(Provided data)

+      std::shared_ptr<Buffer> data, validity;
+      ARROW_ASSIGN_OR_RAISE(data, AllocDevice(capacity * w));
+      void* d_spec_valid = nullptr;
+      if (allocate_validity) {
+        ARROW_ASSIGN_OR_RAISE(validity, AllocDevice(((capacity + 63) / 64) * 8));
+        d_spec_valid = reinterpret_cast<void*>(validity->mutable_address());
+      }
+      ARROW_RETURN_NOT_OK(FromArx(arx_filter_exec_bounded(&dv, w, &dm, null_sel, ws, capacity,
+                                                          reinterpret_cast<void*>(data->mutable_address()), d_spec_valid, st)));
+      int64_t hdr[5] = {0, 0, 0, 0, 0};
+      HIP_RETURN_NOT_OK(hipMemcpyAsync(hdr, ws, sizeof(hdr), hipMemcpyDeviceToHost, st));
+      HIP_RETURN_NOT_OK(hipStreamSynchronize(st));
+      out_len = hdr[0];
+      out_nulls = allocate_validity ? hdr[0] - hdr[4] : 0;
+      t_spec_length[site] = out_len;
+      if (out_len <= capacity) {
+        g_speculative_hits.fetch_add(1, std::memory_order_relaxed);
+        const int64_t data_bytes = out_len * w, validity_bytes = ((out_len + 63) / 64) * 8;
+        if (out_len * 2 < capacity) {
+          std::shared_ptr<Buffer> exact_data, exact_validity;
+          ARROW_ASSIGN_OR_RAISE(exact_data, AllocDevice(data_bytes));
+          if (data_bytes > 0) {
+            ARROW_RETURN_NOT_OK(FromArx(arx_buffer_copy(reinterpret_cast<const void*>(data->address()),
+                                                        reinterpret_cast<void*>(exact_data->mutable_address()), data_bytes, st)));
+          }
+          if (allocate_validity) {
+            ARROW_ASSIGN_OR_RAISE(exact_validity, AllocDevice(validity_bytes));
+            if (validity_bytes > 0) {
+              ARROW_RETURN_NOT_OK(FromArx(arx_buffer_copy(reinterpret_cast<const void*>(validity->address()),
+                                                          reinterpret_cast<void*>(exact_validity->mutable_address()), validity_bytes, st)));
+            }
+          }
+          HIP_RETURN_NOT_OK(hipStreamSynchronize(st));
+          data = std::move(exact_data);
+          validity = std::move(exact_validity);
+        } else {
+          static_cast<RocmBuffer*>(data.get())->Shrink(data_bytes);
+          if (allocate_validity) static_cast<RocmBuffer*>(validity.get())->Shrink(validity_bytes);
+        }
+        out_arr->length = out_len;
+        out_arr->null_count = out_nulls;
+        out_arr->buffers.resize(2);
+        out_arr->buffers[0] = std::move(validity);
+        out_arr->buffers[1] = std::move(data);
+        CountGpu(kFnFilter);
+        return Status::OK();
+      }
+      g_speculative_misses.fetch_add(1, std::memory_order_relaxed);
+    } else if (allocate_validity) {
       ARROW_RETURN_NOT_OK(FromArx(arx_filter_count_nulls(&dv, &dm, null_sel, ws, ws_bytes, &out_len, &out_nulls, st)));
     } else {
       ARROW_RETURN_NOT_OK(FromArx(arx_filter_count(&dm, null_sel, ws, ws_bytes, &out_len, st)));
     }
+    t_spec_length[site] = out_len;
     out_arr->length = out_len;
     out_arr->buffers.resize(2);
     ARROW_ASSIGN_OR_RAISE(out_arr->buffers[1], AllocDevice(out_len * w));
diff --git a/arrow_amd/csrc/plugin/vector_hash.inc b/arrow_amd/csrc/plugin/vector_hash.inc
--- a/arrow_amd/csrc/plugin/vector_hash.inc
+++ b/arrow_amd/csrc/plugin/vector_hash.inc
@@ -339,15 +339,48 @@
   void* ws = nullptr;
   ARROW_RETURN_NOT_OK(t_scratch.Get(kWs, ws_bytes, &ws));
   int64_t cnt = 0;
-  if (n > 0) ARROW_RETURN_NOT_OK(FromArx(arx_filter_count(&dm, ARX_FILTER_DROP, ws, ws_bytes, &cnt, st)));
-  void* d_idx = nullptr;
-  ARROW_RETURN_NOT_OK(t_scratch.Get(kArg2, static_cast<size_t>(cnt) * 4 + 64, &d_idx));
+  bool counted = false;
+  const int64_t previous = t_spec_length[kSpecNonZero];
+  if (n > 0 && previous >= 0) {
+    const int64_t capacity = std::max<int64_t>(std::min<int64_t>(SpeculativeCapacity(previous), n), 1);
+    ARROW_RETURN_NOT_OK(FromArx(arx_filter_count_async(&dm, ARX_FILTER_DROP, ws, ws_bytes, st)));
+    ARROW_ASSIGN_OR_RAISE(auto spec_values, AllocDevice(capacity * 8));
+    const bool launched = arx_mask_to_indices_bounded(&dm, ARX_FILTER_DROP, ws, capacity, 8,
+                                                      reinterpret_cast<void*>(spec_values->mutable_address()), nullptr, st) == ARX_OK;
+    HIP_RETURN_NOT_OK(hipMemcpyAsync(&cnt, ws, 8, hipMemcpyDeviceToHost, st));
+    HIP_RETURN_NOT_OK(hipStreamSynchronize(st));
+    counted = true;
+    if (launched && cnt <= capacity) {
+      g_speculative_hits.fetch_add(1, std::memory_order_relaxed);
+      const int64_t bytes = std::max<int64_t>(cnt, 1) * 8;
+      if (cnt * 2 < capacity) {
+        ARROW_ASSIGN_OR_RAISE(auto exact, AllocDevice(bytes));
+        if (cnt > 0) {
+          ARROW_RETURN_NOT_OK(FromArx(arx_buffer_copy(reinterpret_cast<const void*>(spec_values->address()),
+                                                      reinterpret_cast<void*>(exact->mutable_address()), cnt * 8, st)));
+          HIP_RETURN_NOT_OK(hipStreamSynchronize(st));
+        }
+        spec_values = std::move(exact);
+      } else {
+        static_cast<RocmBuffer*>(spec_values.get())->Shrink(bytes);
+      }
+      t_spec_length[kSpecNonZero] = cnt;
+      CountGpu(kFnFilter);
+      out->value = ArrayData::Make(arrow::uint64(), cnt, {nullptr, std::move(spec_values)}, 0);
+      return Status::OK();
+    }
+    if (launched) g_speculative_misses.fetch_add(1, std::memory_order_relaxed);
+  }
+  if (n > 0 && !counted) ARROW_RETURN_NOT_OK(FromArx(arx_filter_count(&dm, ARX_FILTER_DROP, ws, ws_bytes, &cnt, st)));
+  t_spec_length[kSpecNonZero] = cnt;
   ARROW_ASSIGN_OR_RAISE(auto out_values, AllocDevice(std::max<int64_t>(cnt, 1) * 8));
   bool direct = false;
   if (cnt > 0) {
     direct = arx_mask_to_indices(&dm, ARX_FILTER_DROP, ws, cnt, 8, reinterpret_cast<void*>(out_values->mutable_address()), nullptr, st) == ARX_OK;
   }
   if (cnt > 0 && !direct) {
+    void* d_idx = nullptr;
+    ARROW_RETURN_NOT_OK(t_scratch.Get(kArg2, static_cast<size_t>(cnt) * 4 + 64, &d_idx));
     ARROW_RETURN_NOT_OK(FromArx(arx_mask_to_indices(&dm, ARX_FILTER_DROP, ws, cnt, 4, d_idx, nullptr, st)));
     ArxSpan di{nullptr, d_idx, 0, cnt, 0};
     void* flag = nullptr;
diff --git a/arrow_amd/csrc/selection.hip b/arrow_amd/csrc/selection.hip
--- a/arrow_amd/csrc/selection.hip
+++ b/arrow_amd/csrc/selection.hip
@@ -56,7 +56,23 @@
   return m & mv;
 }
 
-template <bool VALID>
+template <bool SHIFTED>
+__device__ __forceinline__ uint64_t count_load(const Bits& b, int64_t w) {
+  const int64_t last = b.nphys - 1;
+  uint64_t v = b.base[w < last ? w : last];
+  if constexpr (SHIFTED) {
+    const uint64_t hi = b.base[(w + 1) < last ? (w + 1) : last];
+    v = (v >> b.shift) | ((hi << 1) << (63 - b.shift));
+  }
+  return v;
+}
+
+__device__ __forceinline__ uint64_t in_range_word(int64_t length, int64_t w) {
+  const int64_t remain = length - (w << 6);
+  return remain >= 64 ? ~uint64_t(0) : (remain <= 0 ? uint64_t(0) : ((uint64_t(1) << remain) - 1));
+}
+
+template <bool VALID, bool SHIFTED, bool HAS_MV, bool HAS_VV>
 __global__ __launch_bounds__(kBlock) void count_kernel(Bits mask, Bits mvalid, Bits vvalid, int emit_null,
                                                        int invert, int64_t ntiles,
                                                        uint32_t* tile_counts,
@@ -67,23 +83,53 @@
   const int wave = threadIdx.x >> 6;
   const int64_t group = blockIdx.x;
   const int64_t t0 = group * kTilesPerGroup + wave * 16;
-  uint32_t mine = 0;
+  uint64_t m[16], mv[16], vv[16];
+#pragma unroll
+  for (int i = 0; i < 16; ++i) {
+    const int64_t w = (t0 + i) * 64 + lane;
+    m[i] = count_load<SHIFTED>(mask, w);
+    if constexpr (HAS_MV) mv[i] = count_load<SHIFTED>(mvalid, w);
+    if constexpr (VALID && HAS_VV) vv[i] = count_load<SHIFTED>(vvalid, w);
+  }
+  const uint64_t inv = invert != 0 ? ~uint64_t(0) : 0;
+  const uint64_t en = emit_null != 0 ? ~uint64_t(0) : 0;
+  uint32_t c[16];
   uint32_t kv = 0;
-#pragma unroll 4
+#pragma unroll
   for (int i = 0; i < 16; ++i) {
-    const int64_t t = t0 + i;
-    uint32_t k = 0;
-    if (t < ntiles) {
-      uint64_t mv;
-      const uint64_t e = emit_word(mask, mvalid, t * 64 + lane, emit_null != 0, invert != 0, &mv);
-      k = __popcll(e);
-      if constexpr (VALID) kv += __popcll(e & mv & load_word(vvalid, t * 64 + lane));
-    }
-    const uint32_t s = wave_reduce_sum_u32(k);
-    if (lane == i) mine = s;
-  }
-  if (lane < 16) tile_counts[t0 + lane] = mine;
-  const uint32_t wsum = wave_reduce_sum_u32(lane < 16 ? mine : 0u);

(End Provided data)

▸ **Activity**
Copy every single line of the material above that holds "mvalid".

▸ **Task output**
 __global__ __launch_bounds__(kBlock) void count_kernel(Bits mask, Bits mvalid, Bits vvalid, int emit_null,
+    if constexpr (HAS_MV) mv[i] = count_load<SHIFTED>(mvalid, w);
-      const uint64_t e = emit_word(mask, mvalid, t * 64 + lane, emit_null != 0, invert != 0, &mv);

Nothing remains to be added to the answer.